> _Given entries_
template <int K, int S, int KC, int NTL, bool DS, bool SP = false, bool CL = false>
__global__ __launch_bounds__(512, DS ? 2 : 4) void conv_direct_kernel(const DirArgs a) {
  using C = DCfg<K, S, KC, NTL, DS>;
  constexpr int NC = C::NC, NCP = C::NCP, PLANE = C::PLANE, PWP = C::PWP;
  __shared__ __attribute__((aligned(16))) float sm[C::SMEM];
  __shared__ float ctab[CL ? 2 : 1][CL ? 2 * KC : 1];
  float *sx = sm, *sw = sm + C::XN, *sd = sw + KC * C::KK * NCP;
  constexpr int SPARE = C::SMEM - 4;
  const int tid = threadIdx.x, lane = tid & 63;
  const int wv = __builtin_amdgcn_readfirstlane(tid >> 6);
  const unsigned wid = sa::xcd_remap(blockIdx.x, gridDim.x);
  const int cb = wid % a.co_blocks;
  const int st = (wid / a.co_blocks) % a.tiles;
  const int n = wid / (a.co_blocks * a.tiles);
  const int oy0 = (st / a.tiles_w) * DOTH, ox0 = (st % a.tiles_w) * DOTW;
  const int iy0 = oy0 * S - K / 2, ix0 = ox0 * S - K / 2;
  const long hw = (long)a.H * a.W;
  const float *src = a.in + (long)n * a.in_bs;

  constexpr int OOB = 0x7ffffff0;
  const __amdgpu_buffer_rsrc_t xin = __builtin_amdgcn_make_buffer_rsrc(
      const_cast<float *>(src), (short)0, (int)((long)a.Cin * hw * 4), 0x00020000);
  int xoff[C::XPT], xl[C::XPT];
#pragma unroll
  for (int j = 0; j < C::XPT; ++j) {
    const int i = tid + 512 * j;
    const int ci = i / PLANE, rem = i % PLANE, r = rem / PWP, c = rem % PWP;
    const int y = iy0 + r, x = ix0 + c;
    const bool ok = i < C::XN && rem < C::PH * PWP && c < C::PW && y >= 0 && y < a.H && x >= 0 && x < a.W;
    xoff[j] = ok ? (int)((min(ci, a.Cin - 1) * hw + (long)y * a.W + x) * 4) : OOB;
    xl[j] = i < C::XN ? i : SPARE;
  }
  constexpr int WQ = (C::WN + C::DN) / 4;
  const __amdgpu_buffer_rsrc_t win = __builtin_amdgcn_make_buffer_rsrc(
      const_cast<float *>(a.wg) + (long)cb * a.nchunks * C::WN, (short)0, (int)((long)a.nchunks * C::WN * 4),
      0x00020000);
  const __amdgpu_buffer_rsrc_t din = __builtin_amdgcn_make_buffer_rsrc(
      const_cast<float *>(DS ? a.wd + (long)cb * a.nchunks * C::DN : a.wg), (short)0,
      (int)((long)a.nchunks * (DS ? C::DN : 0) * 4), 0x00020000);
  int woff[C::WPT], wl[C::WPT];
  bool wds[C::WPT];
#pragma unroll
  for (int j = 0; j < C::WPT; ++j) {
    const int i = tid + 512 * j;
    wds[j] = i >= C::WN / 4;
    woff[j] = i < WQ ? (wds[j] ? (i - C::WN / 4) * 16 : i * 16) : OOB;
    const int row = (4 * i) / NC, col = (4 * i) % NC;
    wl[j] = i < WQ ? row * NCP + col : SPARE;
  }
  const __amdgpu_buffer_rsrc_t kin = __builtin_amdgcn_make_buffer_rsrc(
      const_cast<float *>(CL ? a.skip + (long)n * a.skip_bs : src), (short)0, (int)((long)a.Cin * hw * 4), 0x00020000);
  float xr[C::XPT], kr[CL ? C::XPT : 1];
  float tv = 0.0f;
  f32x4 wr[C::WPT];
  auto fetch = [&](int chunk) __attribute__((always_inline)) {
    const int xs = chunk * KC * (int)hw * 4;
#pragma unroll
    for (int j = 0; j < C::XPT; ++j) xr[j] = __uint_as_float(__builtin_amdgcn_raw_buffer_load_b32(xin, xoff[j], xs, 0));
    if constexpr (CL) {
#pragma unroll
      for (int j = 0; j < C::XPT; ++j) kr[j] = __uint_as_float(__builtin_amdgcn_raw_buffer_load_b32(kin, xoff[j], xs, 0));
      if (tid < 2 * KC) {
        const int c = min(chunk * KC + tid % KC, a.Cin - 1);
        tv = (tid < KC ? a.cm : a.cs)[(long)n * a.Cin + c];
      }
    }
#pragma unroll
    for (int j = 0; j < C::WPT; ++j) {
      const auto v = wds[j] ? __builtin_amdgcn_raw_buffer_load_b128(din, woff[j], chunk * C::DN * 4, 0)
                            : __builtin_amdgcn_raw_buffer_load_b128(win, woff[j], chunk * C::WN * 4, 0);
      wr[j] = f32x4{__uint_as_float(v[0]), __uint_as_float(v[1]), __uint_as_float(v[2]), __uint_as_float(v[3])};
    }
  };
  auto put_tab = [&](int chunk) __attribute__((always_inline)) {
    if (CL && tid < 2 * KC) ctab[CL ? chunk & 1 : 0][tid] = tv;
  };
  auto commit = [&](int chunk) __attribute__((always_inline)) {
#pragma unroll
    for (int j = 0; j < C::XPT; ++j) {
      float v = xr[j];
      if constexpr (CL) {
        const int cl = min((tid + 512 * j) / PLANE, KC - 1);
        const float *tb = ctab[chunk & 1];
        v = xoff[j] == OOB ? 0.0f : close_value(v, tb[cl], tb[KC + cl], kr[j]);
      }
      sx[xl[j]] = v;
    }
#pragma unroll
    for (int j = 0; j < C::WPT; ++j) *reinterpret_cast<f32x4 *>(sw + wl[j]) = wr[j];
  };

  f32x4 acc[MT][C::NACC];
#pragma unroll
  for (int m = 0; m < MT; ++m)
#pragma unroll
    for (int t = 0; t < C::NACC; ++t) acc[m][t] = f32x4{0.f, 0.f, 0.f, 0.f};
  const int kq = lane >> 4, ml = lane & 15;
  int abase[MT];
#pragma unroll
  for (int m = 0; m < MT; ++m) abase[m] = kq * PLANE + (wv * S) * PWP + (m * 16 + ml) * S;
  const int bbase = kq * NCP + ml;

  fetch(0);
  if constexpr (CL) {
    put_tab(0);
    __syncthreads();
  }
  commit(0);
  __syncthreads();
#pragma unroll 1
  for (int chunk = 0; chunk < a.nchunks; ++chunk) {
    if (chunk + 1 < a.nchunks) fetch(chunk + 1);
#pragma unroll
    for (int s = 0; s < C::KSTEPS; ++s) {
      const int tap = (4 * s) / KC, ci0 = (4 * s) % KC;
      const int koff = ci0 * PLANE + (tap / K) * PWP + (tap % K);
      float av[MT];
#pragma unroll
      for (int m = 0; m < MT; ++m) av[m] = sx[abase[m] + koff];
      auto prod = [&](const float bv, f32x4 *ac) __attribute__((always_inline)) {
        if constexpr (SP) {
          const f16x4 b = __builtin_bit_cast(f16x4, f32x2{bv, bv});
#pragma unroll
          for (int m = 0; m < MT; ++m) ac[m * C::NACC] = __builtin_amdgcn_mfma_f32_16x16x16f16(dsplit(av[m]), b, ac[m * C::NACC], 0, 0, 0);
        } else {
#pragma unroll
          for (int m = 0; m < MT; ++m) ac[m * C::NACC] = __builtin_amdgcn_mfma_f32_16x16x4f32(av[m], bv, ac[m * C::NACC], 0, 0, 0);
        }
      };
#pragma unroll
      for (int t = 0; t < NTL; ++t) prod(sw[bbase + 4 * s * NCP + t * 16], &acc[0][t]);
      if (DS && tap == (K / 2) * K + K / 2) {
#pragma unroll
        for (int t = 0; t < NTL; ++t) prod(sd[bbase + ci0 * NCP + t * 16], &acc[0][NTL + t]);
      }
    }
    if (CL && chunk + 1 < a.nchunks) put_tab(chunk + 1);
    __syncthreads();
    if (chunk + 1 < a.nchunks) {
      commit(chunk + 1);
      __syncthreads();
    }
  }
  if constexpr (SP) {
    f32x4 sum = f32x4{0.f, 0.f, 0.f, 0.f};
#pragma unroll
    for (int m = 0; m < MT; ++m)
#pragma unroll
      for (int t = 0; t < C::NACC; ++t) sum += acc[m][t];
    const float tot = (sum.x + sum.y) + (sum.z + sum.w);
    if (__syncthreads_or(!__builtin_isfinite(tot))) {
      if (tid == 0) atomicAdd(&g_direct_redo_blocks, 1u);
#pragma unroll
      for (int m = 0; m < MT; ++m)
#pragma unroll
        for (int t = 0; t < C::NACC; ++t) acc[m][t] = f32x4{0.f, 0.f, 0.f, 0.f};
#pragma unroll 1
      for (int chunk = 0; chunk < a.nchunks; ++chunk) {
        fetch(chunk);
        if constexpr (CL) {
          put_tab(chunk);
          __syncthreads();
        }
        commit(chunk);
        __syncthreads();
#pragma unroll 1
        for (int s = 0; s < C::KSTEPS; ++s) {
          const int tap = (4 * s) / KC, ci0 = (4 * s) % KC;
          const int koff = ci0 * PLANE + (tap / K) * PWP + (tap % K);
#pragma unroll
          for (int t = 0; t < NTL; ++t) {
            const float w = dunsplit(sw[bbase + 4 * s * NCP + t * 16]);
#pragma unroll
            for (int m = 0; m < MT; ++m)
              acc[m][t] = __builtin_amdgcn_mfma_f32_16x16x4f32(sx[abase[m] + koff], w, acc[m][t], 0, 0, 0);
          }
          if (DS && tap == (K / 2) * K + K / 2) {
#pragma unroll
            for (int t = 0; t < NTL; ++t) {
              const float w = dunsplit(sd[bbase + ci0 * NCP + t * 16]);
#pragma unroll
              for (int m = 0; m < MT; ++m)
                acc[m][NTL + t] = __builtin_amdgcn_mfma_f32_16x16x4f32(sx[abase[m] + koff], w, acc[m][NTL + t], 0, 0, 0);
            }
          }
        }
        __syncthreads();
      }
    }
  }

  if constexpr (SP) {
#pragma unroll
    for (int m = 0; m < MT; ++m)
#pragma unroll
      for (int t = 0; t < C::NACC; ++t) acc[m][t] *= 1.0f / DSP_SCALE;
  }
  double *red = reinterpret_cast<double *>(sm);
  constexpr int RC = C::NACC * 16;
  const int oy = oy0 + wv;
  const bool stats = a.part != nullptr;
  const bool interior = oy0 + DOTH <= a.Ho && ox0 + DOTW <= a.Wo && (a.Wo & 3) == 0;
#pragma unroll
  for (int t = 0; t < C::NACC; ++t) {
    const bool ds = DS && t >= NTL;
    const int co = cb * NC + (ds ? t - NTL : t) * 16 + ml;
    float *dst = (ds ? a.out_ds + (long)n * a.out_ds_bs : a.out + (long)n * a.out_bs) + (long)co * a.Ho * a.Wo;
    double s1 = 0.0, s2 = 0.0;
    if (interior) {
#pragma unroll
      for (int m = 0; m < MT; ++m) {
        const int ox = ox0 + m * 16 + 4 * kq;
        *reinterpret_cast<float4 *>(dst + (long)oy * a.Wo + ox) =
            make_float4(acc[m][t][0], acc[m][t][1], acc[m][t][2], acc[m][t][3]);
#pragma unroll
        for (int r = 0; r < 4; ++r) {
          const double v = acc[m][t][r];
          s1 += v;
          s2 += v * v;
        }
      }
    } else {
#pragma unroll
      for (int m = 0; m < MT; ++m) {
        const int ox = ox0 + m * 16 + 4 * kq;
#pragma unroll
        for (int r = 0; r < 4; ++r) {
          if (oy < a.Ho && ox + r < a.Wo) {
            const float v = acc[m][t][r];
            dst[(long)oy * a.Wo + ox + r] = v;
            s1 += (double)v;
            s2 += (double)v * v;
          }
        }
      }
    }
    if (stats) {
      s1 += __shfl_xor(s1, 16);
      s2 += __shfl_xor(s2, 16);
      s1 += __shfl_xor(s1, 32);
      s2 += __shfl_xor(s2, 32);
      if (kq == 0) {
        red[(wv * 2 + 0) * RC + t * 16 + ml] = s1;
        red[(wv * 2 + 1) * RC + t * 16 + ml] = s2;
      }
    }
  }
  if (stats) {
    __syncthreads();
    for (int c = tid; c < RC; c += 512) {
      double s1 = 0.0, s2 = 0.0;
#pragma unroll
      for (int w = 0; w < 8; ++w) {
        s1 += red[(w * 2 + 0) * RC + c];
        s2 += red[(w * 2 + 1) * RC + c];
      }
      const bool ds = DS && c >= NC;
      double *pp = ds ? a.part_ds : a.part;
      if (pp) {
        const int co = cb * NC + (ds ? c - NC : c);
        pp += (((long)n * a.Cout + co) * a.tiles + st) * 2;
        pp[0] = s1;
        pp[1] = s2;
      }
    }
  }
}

---

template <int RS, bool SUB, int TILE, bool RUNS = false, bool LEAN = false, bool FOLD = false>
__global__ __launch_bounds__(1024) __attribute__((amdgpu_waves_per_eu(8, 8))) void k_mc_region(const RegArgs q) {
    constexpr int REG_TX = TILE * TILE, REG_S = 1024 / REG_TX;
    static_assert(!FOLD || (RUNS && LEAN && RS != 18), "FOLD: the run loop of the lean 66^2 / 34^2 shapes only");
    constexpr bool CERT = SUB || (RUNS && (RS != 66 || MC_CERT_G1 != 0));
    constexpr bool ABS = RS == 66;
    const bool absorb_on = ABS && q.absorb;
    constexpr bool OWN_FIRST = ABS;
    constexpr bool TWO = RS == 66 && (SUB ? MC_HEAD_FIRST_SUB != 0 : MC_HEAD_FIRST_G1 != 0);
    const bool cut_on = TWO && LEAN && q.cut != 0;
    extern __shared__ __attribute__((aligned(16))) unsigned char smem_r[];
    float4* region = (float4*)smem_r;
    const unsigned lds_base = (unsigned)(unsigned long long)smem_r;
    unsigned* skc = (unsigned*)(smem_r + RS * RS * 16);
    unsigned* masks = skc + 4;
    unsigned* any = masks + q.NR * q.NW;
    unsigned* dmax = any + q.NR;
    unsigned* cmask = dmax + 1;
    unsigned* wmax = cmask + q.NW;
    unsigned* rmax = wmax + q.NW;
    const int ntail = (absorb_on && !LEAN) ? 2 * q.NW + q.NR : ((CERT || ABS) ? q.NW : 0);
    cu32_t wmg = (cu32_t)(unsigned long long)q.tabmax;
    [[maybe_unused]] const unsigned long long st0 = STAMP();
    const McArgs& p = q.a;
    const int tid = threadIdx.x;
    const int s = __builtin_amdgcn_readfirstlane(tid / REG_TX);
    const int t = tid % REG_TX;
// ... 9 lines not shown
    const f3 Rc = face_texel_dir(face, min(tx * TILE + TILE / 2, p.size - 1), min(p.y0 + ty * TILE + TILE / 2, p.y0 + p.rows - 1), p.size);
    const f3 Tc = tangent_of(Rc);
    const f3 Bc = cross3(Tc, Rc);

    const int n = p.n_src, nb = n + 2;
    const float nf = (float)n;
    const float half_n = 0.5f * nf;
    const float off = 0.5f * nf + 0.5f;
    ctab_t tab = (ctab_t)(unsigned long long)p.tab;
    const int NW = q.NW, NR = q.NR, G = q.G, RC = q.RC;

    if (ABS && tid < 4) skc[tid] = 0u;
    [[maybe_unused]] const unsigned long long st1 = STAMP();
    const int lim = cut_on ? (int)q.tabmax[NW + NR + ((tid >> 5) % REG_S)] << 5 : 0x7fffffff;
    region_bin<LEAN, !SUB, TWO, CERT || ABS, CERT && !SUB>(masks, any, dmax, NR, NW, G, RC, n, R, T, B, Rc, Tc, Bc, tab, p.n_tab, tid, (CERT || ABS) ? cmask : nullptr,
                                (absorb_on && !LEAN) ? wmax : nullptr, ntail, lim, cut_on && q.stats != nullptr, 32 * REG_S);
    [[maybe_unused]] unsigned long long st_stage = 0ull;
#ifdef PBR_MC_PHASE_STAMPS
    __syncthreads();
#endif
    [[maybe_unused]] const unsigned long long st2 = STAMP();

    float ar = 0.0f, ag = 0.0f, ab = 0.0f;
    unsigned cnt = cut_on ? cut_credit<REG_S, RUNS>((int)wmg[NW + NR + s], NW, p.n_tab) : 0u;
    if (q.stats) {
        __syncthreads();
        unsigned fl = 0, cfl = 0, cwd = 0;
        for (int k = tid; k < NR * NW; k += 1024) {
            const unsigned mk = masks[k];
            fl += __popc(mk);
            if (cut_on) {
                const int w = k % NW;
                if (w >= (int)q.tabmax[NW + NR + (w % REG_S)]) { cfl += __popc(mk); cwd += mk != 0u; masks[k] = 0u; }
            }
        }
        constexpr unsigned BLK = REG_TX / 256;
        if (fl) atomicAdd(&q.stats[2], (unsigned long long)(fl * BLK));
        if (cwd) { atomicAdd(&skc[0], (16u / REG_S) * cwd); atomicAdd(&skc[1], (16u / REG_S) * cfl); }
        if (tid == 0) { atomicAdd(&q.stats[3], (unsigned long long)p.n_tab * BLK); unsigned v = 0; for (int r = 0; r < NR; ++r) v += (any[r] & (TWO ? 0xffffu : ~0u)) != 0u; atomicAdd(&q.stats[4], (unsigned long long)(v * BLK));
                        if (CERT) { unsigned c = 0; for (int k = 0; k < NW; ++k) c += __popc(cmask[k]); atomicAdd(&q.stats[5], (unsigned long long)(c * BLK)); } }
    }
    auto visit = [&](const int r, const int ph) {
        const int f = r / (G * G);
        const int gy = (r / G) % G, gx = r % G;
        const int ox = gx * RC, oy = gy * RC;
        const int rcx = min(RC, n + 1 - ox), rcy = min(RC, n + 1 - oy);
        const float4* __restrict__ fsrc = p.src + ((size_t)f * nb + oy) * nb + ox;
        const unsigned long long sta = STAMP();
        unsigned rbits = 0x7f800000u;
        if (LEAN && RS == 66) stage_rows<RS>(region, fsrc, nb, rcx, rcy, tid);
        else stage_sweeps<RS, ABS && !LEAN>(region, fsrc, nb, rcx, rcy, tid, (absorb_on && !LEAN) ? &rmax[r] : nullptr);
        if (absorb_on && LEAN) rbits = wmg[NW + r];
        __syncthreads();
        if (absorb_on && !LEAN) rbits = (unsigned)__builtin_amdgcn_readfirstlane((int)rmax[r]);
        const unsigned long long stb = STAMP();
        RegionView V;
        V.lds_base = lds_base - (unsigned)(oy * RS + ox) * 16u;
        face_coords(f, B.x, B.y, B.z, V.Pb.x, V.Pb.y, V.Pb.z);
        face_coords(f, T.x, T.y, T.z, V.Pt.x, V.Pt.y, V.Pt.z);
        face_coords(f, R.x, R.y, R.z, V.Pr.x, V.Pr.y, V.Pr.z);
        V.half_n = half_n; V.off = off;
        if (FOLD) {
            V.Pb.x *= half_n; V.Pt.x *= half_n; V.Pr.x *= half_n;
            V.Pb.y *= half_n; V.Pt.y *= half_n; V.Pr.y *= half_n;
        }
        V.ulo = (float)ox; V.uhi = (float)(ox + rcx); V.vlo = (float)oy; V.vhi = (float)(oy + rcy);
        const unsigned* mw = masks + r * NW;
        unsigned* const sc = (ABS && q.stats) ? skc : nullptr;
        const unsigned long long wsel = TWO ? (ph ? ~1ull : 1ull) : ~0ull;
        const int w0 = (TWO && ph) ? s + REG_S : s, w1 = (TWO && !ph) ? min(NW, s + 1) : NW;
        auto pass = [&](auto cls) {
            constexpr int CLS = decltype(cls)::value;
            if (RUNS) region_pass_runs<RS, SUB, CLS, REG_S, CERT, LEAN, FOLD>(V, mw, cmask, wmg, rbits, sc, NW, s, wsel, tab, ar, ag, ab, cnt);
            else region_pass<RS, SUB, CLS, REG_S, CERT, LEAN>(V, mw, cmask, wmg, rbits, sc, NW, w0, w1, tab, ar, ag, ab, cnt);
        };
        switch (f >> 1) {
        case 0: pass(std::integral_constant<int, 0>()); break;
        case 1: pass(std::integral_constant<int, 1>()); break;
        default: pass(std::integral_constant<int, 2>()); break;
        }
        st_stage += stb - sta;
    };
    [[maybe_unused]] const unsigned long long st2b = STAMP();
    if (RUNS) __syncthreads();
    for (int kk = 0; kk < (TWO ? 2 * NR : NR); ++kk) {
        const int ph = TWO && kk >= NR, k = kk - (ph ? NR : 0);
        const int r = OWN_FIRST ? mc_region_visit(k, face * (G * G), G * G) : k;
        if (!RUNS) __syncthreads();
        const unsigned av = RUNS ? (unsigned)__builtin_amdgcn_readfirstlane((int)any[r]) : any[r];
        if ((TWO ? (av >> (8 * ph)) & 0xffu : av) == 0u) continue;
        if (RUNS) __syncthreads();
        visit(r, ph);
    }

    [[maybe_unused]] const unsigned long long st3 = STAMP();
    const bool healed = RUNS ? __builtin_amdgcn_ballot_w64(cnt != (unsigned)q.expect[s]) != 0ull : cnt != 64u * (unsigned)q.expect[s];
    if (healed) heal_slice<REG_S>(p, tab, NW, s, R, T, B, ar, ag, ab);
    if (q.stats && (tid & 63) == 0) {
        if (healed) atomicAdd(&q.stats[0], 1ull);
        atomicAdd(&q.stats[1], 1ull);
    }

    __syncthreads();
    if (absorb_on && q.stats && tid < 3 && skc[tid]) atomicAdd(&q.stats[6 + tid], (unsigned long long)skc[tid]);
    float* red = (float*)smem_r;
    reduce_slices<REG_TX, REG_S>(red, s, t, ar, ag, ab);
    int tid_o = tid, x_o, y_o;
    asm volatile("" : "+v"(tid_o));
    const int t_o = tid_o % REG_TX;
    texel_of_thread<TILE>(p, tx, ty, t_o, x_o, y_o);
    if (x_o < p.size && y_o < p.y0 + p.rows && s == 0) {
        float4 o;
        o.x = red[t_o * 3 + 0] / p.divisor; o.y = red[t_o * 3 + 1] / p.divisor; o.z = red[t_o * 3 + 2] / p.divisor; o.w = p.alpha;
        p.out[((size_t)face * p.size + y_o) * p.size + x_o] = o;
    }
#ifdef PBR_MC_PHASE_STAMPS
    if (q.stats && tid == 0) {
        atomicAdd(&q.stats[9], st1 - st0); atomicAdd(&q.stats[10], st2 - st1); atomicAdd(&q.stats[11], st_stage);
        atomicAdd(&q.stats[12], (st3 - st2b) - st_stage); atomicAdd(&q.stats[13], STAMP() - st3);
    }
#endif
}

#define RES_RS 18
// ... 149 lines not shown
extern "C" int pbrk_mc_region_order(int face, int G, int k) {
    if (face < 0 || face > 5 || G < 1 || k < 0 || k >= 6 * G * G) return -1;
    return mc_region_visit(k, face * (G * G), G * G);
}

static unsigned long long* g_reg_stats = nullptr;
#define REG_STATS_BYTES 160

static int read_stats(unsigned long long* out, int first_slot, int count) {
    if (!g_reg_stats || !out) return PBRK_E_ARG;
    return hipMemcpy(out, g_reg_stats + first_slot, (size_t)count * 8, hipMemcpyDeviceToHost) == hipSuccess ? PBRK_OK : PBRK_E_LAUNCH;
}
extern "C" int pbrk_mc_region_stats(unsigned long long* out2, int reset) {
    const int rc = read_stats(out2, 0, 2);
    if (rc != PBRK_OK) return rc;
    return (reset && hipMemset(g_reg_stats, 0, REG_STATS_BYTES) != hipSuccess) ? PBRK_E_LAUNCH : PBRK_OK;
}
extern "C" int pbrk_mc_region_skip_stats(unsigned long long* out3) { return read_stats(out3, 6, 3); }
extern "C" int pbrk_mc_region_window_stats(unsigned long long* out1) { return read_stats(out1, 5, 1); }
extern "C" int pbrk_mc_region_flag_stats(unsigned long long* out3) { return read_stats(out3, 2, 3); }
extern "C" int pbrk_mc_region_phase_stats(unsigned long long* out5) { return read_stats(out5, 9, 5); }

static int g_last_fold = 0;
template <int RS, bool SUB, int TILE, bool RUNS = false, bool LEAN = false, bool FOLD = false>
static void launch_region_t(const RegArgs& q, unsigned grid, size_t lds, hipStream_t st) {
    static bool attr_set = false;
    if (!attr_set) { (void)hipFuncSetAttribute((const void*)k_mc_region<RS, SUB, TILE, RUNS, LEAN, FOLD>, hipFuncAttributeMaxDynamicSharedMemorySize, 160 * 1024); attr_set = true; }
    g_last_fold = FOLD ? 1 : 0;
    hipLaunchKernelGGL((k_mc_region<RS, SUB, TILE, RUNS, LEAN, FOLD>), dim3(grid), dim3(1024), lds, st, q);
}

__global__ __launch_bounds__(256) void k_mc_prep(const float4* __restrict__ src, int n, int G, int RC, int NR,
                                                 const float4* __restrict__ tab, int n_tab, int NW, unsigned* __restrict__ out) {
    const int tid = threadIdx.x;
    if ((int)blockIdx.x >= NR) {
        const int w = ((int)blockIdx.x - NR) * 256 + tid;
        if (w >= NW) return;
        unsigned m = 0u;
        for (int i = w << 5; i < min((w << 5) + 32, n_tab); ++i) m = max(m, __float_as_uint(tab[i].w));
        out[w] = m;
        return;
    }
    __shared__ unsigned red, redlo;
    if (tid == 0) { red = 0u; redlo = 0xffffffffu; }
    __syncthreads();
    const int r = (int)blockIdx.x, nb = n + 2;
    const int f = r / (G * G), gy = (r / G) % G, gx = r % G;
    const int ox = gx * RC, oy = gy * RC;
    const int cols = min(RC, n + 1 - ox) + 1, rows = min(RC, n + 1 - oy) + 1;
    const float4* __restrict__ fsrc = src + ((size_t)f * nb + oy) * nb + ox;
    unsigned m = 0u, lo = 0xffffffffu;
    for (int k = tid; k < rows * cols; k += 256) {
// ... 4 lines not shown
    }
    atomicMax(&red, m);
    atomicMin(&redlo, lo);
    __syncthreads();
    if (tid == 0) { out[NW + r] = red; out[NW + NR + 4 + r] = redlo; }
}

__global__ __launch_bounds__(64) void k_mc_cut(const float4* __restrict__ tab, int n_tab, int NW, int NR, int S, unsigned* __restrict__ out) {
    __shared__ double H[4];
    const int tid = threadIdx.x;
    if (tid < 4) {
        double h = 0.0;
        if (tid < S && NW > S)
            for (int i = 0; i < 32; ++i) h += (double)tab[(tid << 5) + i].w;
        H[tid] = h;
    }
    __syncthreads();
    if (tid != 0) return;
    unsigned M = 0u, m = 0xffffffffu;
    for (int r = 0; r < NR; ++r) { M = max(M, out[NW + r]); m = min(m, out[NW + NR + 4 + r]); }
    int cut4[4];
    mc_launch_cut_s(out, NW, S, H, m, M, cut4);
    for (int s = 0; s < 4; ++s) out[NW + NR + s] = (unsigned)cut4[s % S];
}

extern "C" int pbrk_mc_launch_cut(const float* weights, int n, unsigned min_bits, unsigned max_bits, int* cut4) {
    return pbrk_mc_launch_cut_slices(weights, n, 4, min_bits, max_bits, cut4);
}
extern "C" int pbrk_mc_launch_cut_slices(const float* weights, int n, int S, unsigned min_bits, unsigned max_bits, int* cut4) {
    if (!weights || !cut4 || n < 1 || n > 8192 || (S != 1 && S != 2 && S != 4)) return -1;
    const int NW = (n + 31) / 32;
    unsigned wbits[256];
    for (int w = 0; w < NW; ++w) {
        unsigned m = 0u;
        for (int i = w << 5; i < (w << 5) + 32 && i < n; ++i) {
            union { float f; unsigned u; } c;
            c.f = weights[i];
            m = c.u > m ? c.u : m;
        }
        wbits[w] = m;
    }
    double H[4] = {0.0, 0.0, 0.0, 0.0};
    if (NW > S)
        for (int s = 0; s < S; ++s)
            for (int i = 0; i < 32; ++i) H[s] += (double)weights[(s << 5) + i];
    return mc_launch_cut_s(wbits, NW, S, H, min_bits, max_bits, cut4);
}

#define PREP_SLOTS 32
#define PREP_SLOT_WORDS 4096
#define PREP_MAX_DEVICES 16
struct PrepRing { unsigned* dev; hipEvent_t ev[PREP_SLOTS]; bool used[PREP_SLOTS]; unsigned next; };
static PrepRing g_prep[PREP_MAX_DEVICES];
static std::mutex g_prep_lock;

> _Work task_
An exact, complete copy of the lines above from the one with "unsigned wbits[256];" through the one with "static std::mutex g_prep_lock;" is the whole answer.

> _Response box_
    unsigned wbits[256];
    for (int w = 0; w < NW; ++w) {
        unsigned m = 0u;
        for (int i = w << 5; i < (w << 5) + 32 && i < n; ++i) {
            union { float f; unsigned u; } c;
            c.f = weights[i];
            m = c.u > m ? c.u : m;
        }
        wbits[w] = m;
    }
    double H[4] = {0.0, 0.0, 0.0, 0.0};
    if (NW > S)
        for (int s = 0; s < S; ++s)
            for (int i = 0; i < 32; ++i) H[s] += (double)weights[(s << 5) + i];
    return mc_launch_cut_s(wbits, NW, S, H, min_bits, max_bits, cut4);
}

#define PREP_SLOTS 32
#define PREP_SLOT_WORDS 4096
#define PREP_MAX_DEVICES 16
struct PrepRing { unsigned* dev; hipEvent_t ev[PREP_SLOTS]; bool used[PREP_SLOTS]; unsigned next; };
static PrepRing g_prep[PREP_MAX_DEVICES];
static std::mutex g_prep_lock;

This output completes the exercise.